The regenerative food system market has drawn a great deal of interest from investment groups. Initial investments have focused on water and soil reconstitution and development. Restoring soil strength reduces water usage and at the same time produces stronger and more available food sources. Underground and hydroponic versions of regenerative agriculture are also emerging.

Advanced technologies like these are making their way into the food, beverage and agriculture industries. Traditional agricultural methods are being replaced with climate-smart methods. Peripheral areas like streamlining the supply chain and optimizing manufacturing operations can receive “sustainable” benefits from these new agri-methods. The good news is that smart agricultural methods are making progress in counteracting climate change and revolutionizing farming worldwide.

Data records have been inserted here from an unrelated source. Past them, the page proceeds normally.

template <bool ILP, bool STDPRO = false>
__global__ void __launch_bounds__(WG, 2) hkv_ecmult_kernel(uint32_t* __restrict__ im, uint32_t n, uint32_t n_pad,
                                                           uint32_t* __restrict__ qs,
                                                           unsigned long long* __restrict__ clk, StdArgs sa) {
  static_assert(ILP, "only the paired-form (mid-size) instance is built: larger batches run 2a");
  const uint32_t n_lanes = gridDim.x * WG;
  const uint32_t lane = blockIdx.x * WG + threadIdx.x;
  __shared__ uint32_t park[9][WG];
  clock_probe(clk, 0);

  for (uint32_t base = blockIdx.x * WG; base < n_pad; base += gridDim.x * WG) {
    const uint32_t i = base + threadIdx.x;
    if constexpr (STDPRO) std_lane_prologue(i, n, SoAView{im, n_pad}, sa);
// ... 1577 lines not shown
      const bool okk = ecmult_simple(o, u, zero, g);
      for (int k = 0; k < 8; ++k) { res[k] = o.x.v[k]; res[8 + k] = o.y.v[k]; }
      if (!okk) res[15] ^= 0xFFFFFFFFu;
      break;
    }
    case HKV_DBG_MUL512: mul512(res, x.v, y.v); break;
    case HKV_DBG_SQR512: sqr512(res, x.v); break;
    case HKV_DBG_FE_CNEG: fe_cneg(z, x, (y.v[0] & 1u) != 0); raw_norm(z); break;
    case HKV_DBG_FE_CNEG_MASK: fe_cneg_mask(z, x, 0u - (y.v[0] & 1u)); raw_norm(z); break;
    case HKV_DBG_FE_NEG: fe_neg(z, x); raw_norm(z); break;
    case HKV_DBG_FE_HALF: fe_half(z, x); raw_norm(z); break;
    case HKV_DBG_FE_SHL: {
      const uint32_t s = y.v[0];
      if (s == 1u) fe_shl(z, x, 1);
      else fe_shl(z, x, (int)s);
      raw_norm(z);
      break;
    }
    case HKV_DBG_FE_SHL_VAR: fe_shl_var(z, x, y.v[0]); raw_norm(z); break;
    case HKV_DBG_FE_MUL_SMALL: fe_mul_small(z, x, y.v[0]); raw_norm(z); break;
    case HKV_DBG_FE_MUL_SMALL2: {
      fe xn, z2;
      load_next(xn, a);
      fe_mul_small2(z, x, y.v[0], z2, xn, y.v[1]);
      norm_pair(z, z2);
      break;
    }
    case HKV_DBG_FE_LIN2: {
      const uint32_t kk = b[inext * 8];
      fe_lin2(z, x, kk & 0xFFu, y, (kk >> 8) & 0xFFu);
      raw_norm(z);
      break;
    }
    case HKV_DBG_FE_MUL_ADD: {
      fe xn;
      load_next(xn, a);
      fe_mul_add<true>(z, x, y, xn);
      raw_norm(z);
      break;
    }
    case HKV_DBG_FE_MUL2: {
      fe xn, yn, z2;
      load_next(xn, a);
      load_next(yn, b);
      fe_mul2(z, x, y, z2, xn, yn);
      norm_pair(z, z2);
      break;
    }
    case HKV_DBG_FE_SQR2: {
      fe z2;
      fe_sqr2(z, x, z2, y);
      norm_pair(z, z2);
      break;
    }
    case HKV_DBG_FE_SQRMUL: {
      fe xn, z2;
      load_next(xn, a);
      fe_sqrmul(z, x, z2, y, xn);
      norm_pair(z, z2);
      break;
    }
    case HKV_DBG_FE_MUL_REF: fe_mul_ref(z, x, y); raw_norm(z); break;
    case HKV_DBG_FE_SQR_REF: fe_sqr_ref(z, x); raw_norm(z); break;
    case HKV_DBG_FE_NORMALIZE: z = x; fe_normalize(z); for (int k = 0; k < 8; ++k) res[k] = z.v[k]; break;
    case HKV_DBG_FE_IS_ZERO: res[0] = fe_is_zero(x) ? 1u : 0u; break;
    case HKV_DBG_FE_EQUAL: res[0] = fe_equal(x, y) ? 1u : 0u; break;
    case HKV_DBG_U256_LT_P: res[0] = u256_lt_p(x.v) ? 1u : 0u; break;
    case HKV_DBG_SC_ADD: sc_add(wres, u, v); for (int k = 0; k < 8; ++k) res[k] = wres.v[k]; break;
    case HKV_DBG_SC_SUB: sc_sub(wres, u, v); for (int k = 0; k < 8; ++k) res[k] = wres.v[k]; break;
    case HKV_DBG_SC_NEG: sc_neg(wres, u); for (int k = 0; k < 8; ++k) res[k] = wres.v[k]; break;
    case HKV_DBG_SC_SQR: sc_sqr(wres, u); for (int k = 0; k < 8; ++k) res[k] = wres.v[k]; break;
    case HKV_DBG_SC_IS_HIGH: res[0] = sc_is_high(u) ? 1u : 0u; break;
    case HKV_DBG_INV_MOD_P: sgcd::inv_mod_p(res, x.v); break;
    case HKV_DBG_FE_MUL_SUM:
    case HKV_DBG_FE_MUL_SUM_RA:
    case HKV_DBG_FE_MUL_SUM_RB:
    case HKV_DBG_FE_MUL_SUM_RD: {
      fe xn, yn;
      load_next(xn, a);
      load_next(yn, b);
      if (op == HKV_DBG_FE_MUL_SUM_RA) { fe_mul_sum<true>(x, x, y, xn, yn); z = x; }
      else if (op == HKV_DBG_FE_MUL_SUM_RB) { fe_mul_sum<true>(y, x, y, xn, yn); z = y; }
      else if (op == HKV_DBG_FE_MUL_SUM_RD) { fe_mul_sum<true>(yn, x, y, xn, yn); z = yn; }
      else fe_mul_sum<true>(z, x, y, xn, yn);
      raw_norm(z);
      break;
    }
    case HKV_DBG_FE_SQRMUL_SUM:
    case HKV_DBG_FE_SQRMUL_SUM_RA:
    case HKV_DBG_FE_SQRMUL_SUM_RD: {
      fe xn;
      load_next(xn, a);
      if (op == HKV_DBG_FE_SQRMUL_SUM_RA) { fe_sqrmul_sum<true>(x, x, y, xn); z = x; }
      else if (op == HKV_DBG_FE_SQRMUL_SUM_RD) { fe_sqrmul_sum<true>(xn, x, y, xn); z = xn; }
      else fe_sqrmul_sum<true>(z, x, y, xn);
      raw_norm(z);
      break;
    }
    case HKV_DBG_FE_NEG_COMPL: fe_neg_compl(z, x); raw_norm(z); break;
    case HKV_DBG_FC_MUL:
    case HKV_DBG_FC_SQR:
    case HKV_DBG_FC_MUL_ADD:
    case HKV_DBG_FC_MUL_SUM:
    case HKV_DBG_FC_SQRMUL_SUM:
    case HKV_DBG_FC_MUL_MASK: {
      fe xn, yn;
      load_next(xn, a);
      load_next(yn, b);
      uint64_t T = 0, rare;
      if (op == HKV_DBG_FC_SQR) rare = sqr256_red_ps_fc(z.v, T, x.v, x.v);
      else if (op == HKV_DBG_FC_MUL_ADD) rare = mul256_red_add_ps_fc(z.v, T, x.v, y.v, xn.v);
      else if (op == HKV_DBG_FC_MUL_SUM) rare = mul256_red_sum_ps_fc(z.v, T, x.v, y.v, xn.v, yn.v);
      else if (op == HKV_DBG_FC_SQRMUL_SUM) rare = sqrmul256_red_sum_ps_fc(z.v, T, x.v, y.v, xn.v);
      else rare = mul256_red_ps_fc(z.v, T, x.v, y.v);
      if (op == HKV_DBG_FC_MUL_MASK) {
        res[0] = (uint32_t)rare;
        res[1] = (uint32_t)(rare >> 32);
        break;
      }
      for (int k = 0; k < 8; ++k) res[k] = z.v[k];
      res[8] = (uint32_t)T;
      res[9] = (uint32_t)(T >> 32);
      res[10] = (uint32_t)(rare >> (threadIdx.x & 63u)) & 1u;
      break;
    }
    case HKV_DBG_JOINT_RECODE: {
      __shared__ uint32_t jd[JD_WORDS][WG];
      uint32_t S1[5], S2[5], dig[NWIN];
      for (int k = 0; k < 5; ++k) { S1[k] = x.v[k]; S2[k] = y.v[k]; }
      uint32_t p1 = 0, p2 = 0;
#pragma unroll
      for (int w = 0; w < NWIN; ++w) {
        constexpr uint32_t QM = (1u << QW) - 1u;
        const uint32_t v1 = p1 | ((S1[0] & QM) << 1), v2 = p2 | ((S2[0] & QM) << 1);
        p1 = (S1[0] >> (QW - 1)) & 1u;
        p2 = (S2[0] >> (QW - 1)) & 1u;
        shr_bits<5>(S1, QW);
        shr_bits<5>(S2, QW);
        const int d1 = (int)((v1 + 1u) >> 1) - (int)((v1 >> QW) << QW);
        const int d2 = (int)((v2 + 1u) >> 1) - (int)((v2 >> QW) << QW);
        dig[w] = (uint32_t)(d1 + QBIAS) | ((uint32_t)(d2 + QBIAS) << QDIG_BITS);
      }
      joint_digits_lane(jd, (x.v[5] & 1u) | ((y.v[5] & 1u) << 1), [&](int w) { return dig[w]; });
      for (int k = 0; k < JD_WORDS; ++k) res[k] = jd[k][threadIdx.x];
      break;
    }
    case HKV_DBG_JOINT_TABLE: {
      __shared__ JqLds park;
      uint32_t tab[(QTAB_QUADS + QTAB_ZG_QUADS) * 4];
      ge g, q;
      sc zero;
      for (int k = 0; k < 8; ++k) zero.v[k] = 0;
      ge_set_g(g);
      if (!ecmult_simple(q, u, zero, g)) q = g;
      fe Zg, zi, zi2, t;
      qtable_build_joint(q, tab, 1u, 0u, reinterpret_cast<uint4*>(tab) + QTAB_QUADS, &park, Zg);
      const int j = (int)(y.v[0] & 15u) < JD_ENTRIES ? (int)(y.v[0] & 15u) : 0;
      jq_load(tab, 1u, 0u, j, 0, x);
      jq_load(tab, 1u, 0u, j, 2, z);
      fe_inv(zi, Zg);
      fe_sqr(zi2, zi);
      fe_mul(x, x, zi2);
      fe_mul(t, zi2, zi);
      fe_mul(z, z, t);
      norm_pair(x, z);
      break;
    }
    default: break;
  }
#pragma unroll
  for (int k = 0; k < 16; ++k) out[i * 16 + k] = res[k];
}
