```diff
@@ -437,6 +438,7 @@
     if ((rc = upload(h, &S->mean, mean, (size_t)500 * 500))) return rc;
     if (const char* e = getenv("VPK_CONV1_GROUP")) { const int v = atoi(e); if (v >= 1 && v <= 64) S->cfg.conv1_group = v; }
     if (const char* e = getenv("VPK_DENSE_PRESPLIT")) S->cfg.dense_presplit = atoi(e) != 0;
+    if (const char* e = getenv("VPK_CONV_EDGE_ROWS")) { const int v = atoi(e); if (v >= 0 && v <= 2) S->cfg.conv_edge_rows = v; }
     for (int li = 0; li < 8; ++li) {
         const Topo& t = TOPO[li];
         const float* w = blobs[2 * li];
```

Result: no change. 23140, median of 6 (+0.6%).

Regenerative and precision agriculture are without question the leading processes and philosophies being used today to help all food industries combat climate change and other disruptors to the total food supply chain. These new technologies will continue to efficiently solve farming practices. In addition, there will be rollover benefits to food processors and manufacturers who will now have improved access to data. This will enable better communication, and improved traceability at all levels of the supply chain and throughout operations, distribution and procurement. This data will allow all involved in growing and producing food to communicate better and enable society to adapt to these changes.